Gericht

Verwaltungsgerichtshof

Entscheidungsdatum

22.11.2016

Geschäftszahl

Ra 2016/03/0109

Rechtssatz

Wenn der Revisionswerber den Bedarf zum Führen einer Schusswaffe nach dem WaffG 1996 mit möglichen Gefährdungen in der Freizeit auf Grund seiner dienstlichen Tätigkeit als Justizwachebeamter begründet, ist festzuhalten, dass die Abwehr einer allgemeinen Gefahr wie der rechtswidrigen Verwirklichung des Tatbestands einer gerichtlich strafbaren Handlung (die vorsätzlich begangen wird) nach dem StGB auf dem Boden des Sicherheitspolizeigesetzes den Sicherheitsbehörden und den Organen des öffentlichen Sicherheitsdienstes (die für die Sicherheitsbehörden den Exekutivdienst versehen) zukommt.
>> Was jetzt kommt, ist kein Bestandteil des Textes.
template <int MODEL, int FDE, int CH, class D>
__device__ __forceinline__ void build_distance_table_regs(const D& d, const WalkerCosmo& wc, d2* tab,
                                                          d4* wave_pub, const double (&nu_pre)[CH], const double (&ln_pre)[CH],
                                                          const double* __restrict__ etab) {
  const int G = d.n_grid;
  const int tid = threadIdx.x, lane = tid & 63, wave = tid >> 6;
  const int g0 = tid * CH;
  const int base = g0 + tid;
  const double c_over_H0 = wc.c / wc.H0;
  double dh[CH], loc[CH];
  const int wave_last = (tid - lane) * CH + 64 * CH - 1;
  const double run = wave_last < G - 1 ? chunk_eval<MODEL, FDE, CH, false>(d, wc, c_over_H0, g0, lane, nu_pre, ln_pre, etab, dh, loc)
                                       : chunk_eval<MODEL, FDE, CH, true>(d, wc, c_over_H0, g0, lane, nu_pre, ln_pre, etab, dh, loc);
  const double incl = wave_inclusive_scan(run);
  const double first_dh = __hiloint2double(__builtin_amdgcn_readfirstlane(__double2hiint(dh[0])),
                                           __builtin_amdgcn_readfirstlane(__double2loint(dh[0])));
  if (lane == 63) wave_pub[wave] = (d4){incl, first_dh, dh[CH - 1], 0.0};
  __syncthreads();
  double term = 0.0;
  if (lane < CF_TPB_A / 64) {
    const d4 pv = wave_pub[lane];
    term = lane < wave ? pv[0] : 0.0;
    if (lane >= 1) {
      const int gb = lane * 64 * CH;
      const double zb = gb == G - 1 ? d.z_max : (double)gb * d.step;
      const double bnd = (wave_pub[lane - 1][2] + pv[1]) / 2 * (zb - (double)(gb - 1) * d.step);
      term += (lane <= wave && gb < G) ? bnd : 0.0;
// ... 87 lines not shown
template <class TAB>
__device__ double pchip_dh_tab(const TAB& T, double xi) {
  const int G = T.G;
  if (xi <= 0.0) return T.at(0).y;
  if (xi >= T.z_max) return T.at(G - 1).y;
  int i = (int)(xi * T.inv_step);
  i = i > G - 2 ? G - 2 : i;
  if (i > 0 && grid_z(i, G, T.step, T.z_max) >= xi) --i;
  if (i < G - 2 && grid_z(i + 1, G, T.step, T.z_max) < xi) ++i;
  const double x0 = grid_z(i, G, T.step, T.z_max);
  const double h_i = grid_z(i + 1, G, T.step, T.z_max) - x0;
  const double t = (xi - x0) / h_i;
  const double t2 = t * t, t3 = t2 * t;
  const double h00 = 2 * t3 - 3 * t2 + 1, h10 = t3 - 2 * t2 + t, h01 = -2 * t3 + 3 * t2, h11 = t3 - t2;
  return h00 * T.at(i).y + h10 * h_i * pchip_slope_tab(T, i) + h01 * T.at(i + 1).y + h11 * h_i * pchip_slope_tab(T, i + 1);
}

__device__ double z_star_fit(const double* f, double wb, double wm) {
  wb = pow(wb, f[2]);
  wm = pow(wm, f[3]);
  return pow(wm, f[4]) + f[0] * f[5] * pow(wb, f[6]) * pow(wm, f[7]) + f[1] * f[8] * pow(wm, f[9]) * pow(wb, f[10]);
}
__device__ double r_drag_fit(const double* f, double wb, double wm) {
  wb = pow(wb, f[0]);
  wm = pow(wm, f[1]);
  const double den = (f[2] * pow(wb, f[3])) + (f[4] * pow(wb, f[5]) * pow(wm, f[6])) + (f[7] * pow(wm, f[8]));
  return 1.0 / den - f[9] / pow(wm, f[10]);
}

template <bool FRAG>
__device__ __forceinline__ int delta_index(int i) {
  return FRAG ? ((i >> 3) * 128 + ((i >> 1) & 3) * 32 + (i & 1)) : i;
}
template <bool PM1, bool LIN = false, bool FRAG = false, class D = cf_dev_desc>
__device__ __forceinline__ void sn_fast_loop(const D& d, const DistTable& T, const d2* __restrict__ log_tab,
                                             double* __restrict__ out, double off, double v100, int tid, double lin = 0.0,
                                             int part = 0, int n_parts = 1) {
  const int n_sn = d.n_sn, first = part * CF_TPB_A + tid, stride = n_parts * CF_TPB_A;
  double r_pos = 1.0, r_neg = 1.0, c0 = 0.0;
  if (PM1 && d.has_vstep) {
    r_pos = 1.0 / (1.0 + v100 / d.c);
    r_neg = 1.0 / (1.0 + (-v100) / d.c);
    c0 = -1.0;
  }
  const d4* __restrict__ rec = reinterpret_cast<const d4*>(d.sn_rec) + first;
  if (part == 0 && tid < d.n_ld - n_sn) out[delta_index<FRAG>(n_sn + tid)] = 0.0;
  auto one_sn = [&](const d4& r, int i) {
    const double za = r[0], st = r[1], zhp1 = r[2], ob = r[3];
    double z_cosmo = za;
    if (!LIN && PM1) {
      z_cosmo = fma(za, st > 0.0 ? r_pos : r_neg, c0);
    } else if (!LIN && d.has_vstep) {
      const double z_pec = (v100 * st) / d.c;
      z_cosmo = -1.0 + za / (1.0 + z_pec);
    }
    const double off_i = LIN ? off + lin * st : off;
    out[delta_index<FRAG>(i)] = ob - off_i - fma_vsv(log10_tab(zhp1 * hermite_fast(T, z_cosmo), log_tab), 5.0, 25.0);
  };
  d4 ra = rec[0], rb;
  int i = first;
  while (i < n_sn) {
    rb = rec[stride];
    one_sn(ra, i);
    i += stride;
    if (i >= n_sn) break;
    rec += 2 * stride;
    ra = rec[0];
    one_sn(rb, i);
    i += stride;
  }
}

template <int MODEL, int FDE>
__global__ void __launch_bounds__(CF_TPB_A, 4)
walker_kernel(cf_dev_desc d, const double* __restrict__ theta, int64_t W, double* __restrict__ delta,
              double* __restrict__ dm_out, double* __restrict__ mucorr_out, d2* __restrict__ bao_nodes, d2* __restrict__ table_out) {
  extern __shared__ __align__(16) d2 lds_tab[];
  __shared__ __align__(16) d4 wave_pub[CF_TPB_A / 64];
  __shared__ __align__(16) d2 log_tab[64];
  __shared__ double exp2_tab[64];

  const int64_t w = blockIdx.x;
  if (w >= W) return;
  const double* th = theta + w * d.ndim;
  const int tid = threadIdx.x;
  if (tid < 64 && d.n_sn > 0) log_tab[tid] = reinterpret_cast<const d2*>(d.log10_tab)[tid];
  double nu_pre[8], ln_pre[8];
  constexpr bool POWER_LAW = FDE == CF_FDE_WCDM_D || FDE == CF_FDE_CPL_D;
#pragma unroll
  for (int k = 0; k < 8; ++k) {
    nu_pre[k] = (MODEL == CF_EZ_PHYSICAL_D && d.chunk_shift == 3) ? d.nu_sw[k * CF_TPB_A + tid] : -1.0;
    ln_pre[k] = (POWER_LAW && d.chunk_shift == 3) ? d.ln_sw[k * CF_TPB_A + tid] : -1.0;
  }
  if (POWER_LAW && d.chunk_shift == 3 && tid >= 64 && tid < 128) exp2_tab[tid - 64] = d.exp2_tab[tid - 64];
  if (POWER_LAW && d.chunk_shift == 3) __syncthreads();
  const WalkerCosmo wc = make_cosmo(d, th);
  DistTable T;
  T.tab = lds_tab;
  T.G = d.n_grid;
  T.chs = d.chunk_shift;
  T.step = d.step;
  T.inv_step = d.inv_step;
// ... 27 lines not shown
          double z_cosmo = zc;
          if (d.has_vstep) {
            const double v_km_s = d.sn_dir ? 100 * (d.sn_dir[3 * i] * vx + d.sn_dir[3 * i + 1] * vy + d.sn_dir[3 * i + 2] * vz) * d.sn_step[i]
                                           : v100 * d.sn_step[i];
            const double z_pec = v_km_s / d.c;
            z_cosmo = -1.0 + (1.0 + zc) / (1.0 + z_pec);
            if (d.sn_vel_mult) z_cosmo = fmax((1.0 + zc) * (1.0 + z_pec) - 1.0, 1e-8);
          }
          const double DMc = hermite_tab(T, z_cosmo);
          const double fixed = d.sn_fixed_mu ? d.sn_fixed_mu[i] : __longlong_as_double(0x7ff8000000000000ll);
          if (fixed == fixed) {
            const double DM = hermite_tab(T, zc);
            const double mu_corr = d.has_vstep ? 5.0 * log10_pos(DMc / DM) : 0.0;
            res = d.obs[i] - off_i - mu_corr - fixed;
            if (dm_out) dm_out[w * d.n_sn + i] = DM;
            if (mucorr_out) mucorr_out[w * d.n_sn + i] = mu_corr;
          } else if (!parts) {
            res = d.obs[i] - off_i - (25.0 + 5 * log10_pos((1.0 + d.z_hel[i]) * DMc));
          } else {
            const double DM = hermite_tab(T, zc);
            const double mu_corr = d.has_vstep ? 5.0 * log10(DMc / DM) : 0.0;
            const double mu_th = 25.0 + 5 * log10((1.0 + d.z_hel[i]) * DM);
            res = d.obs[i] - off_i - mu_corr - mu_th;
            if (dm_out) dm_out[w * d.n_sn + i] = DM;
            if (mucorr_out) mucorr_out[w * d.n_sn + i] = mu_corr;
          }
        }
        out[i] = res;
      }
    }
  }
}

template <int MODEL, int FDE>
__global__ void __launch_bounds__(CF_TPB_A, 4)
walker_fast_kernel(cf_walker_args d, const double* __restrict__ theta, int64_t W, double* __restrict__ delta,
                   d2* __restrict__ bao_nodes, double* __restrict__ theta_copy, int frag_b, int sn_parts) {
  extern __shared__ __align__(16) d2 lds_tab[];
  __shared__ __align__(16) d4 wave_pub[CF_TPB_A / 64];
  __shared__ __align__(16) d2 log_tab[64];
  __shared__ double exp2_all[CF_TPB_A / 64][64];

  const int64_t w = sn_parts > 1 ? blockIdx.x / (unsigned)sn_parts : blockIdx.x;
  const int part = sn_parts > 1 ? (int)(blockIdx.x % (unsigned)sn_parts) : 0;
  if (w >= W) return;
  const int tid = threadIdx.x, lane = tid & 63;
  double* const exp2_tab = exp2_all[tid >> 6];
  const ThetaRow th{theta[w * d.ndim + (lane < d.ndim ? lane : 0)]};
  if (theta_copy && part == 0 && tid < d.ndim) theta_copy[w * d.ndim + tid] = th.v;
  constexpr bool POWER_LAW = FDE == CF_FDE_WCDM_D || FDE == CF_FDE_CPL_D;
  d2 lt = (d2){0.0, 0.0};
  double et = 0.0;
  if (tid < 64 && d.n_sn > 0) lt = reinterpret_cast<const d2*>(d.log10_tab)[tid];
  if (POWER_LAW) et = d.exp2_tab[lane];
  double nu_pre[8], ln_pre[8];
#pragma unroll
  for (int k = 0; k < 8; ++k) {
    nu_pre[k] = MODEL == CF_EZ_PHYSICAL_D ? d.nu_sw[k * CF_TPB_A + tid] : -1.0;
    ln_pre[k] = POWER_LAW ? d.ln_sw[k * CF_TPB_A + tid] : -1.0;
  }
  if (tid < 64 && d.n_sn > 0) log_tab[tid] = lt;
  if (POWER_LAW) exp2_tab[lane] = et;
  const WalkerCosmo wc = make_cosmo(d, th);
  const double off = slot_get(d, CF_P_OFFSET_D, th);
  const double v100 = 100 * slot_get(d, CF_P_V_D, th);
  const double lin = d.lin_in_rec ? slot_get(d, CF_P_LIN_D, th) : 0.0;
  DistTable T;
  T.tab = lds_tab;
  T.G = d.n_grid;
  T.chs = 3;
  T.step = d.step;
  T.inv_step = d.inv_step;
  T.inv_last = d.inv_last;
  T.z_max = d.z_max;
  build_distance_table_regs<MODEL, FDE, 8>(d, wc, lds_tab, wave_pub, nu_pre, ln_pre, exp2_tab);
  for (int e = CF_TPB_A - 1 - tid; part == 0 && e < CF_BAO_NODES * d.n_aux; e += CF_TPB_A) {
    const int k = e / CF_BAO_NODES, o = e % CF_BAO_NODES;
    bao_nodes[(w * d.n_aux + k) * CF_BAO_NODES + o] = T.at(d.bao_base[k] + o);
  }
  if (d.n_sn > 0 && !frag_b) {
    double* out = delta + w * d.n_ld;
    if (d.lin_in_rec) sn_fast_loop<false, true>(d, T, log_tab, out, off, v100, tid, lin, part, sn_parts);
    else if (d.step_pm1) sn_fast_loop<true>(d, T, log_tab, out, off, v100, tid, 0.0, part, sn_parts);
    else sn_fast_loop<false>(d, T, log_tab, out, off, v100, tid, 0.0, part, sn_parts);
  } else if (d.n_sn > 0) {
    double* out = delta + (w >> 4) * (16 * (int64_t)d.n_ld) + 2 * (w & 15);
    if (d.lin_in_rec) sn_fast_loop<false, true, true>(d, T, log_tab, out, off, v100, tid, lin, part, sn_parts);
    else if (d.step_pm1) sn_fast_loop<true, false, true>(d, T, log_tab, out, off, v100, tid, 0.0, part, sn_parts);
    else sn_fast_loop<false, false, true>(d, T, log_tab, out, off, v100, tid, 0.0, part, sn_parts);
  }
}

Es kann daher die Tätigkeit der Sicherheitsbehörden in Anspruch genommen werden, um den offenbar befürchteten Eintritt von Notwehrsituationen hintanzuhalten vergleiche etwa VwGH vom 29. Jänner 2015, Ra 2014/03/0061, und VwGH vom 19. Dezember 2013, 2013/03/0017, mwH).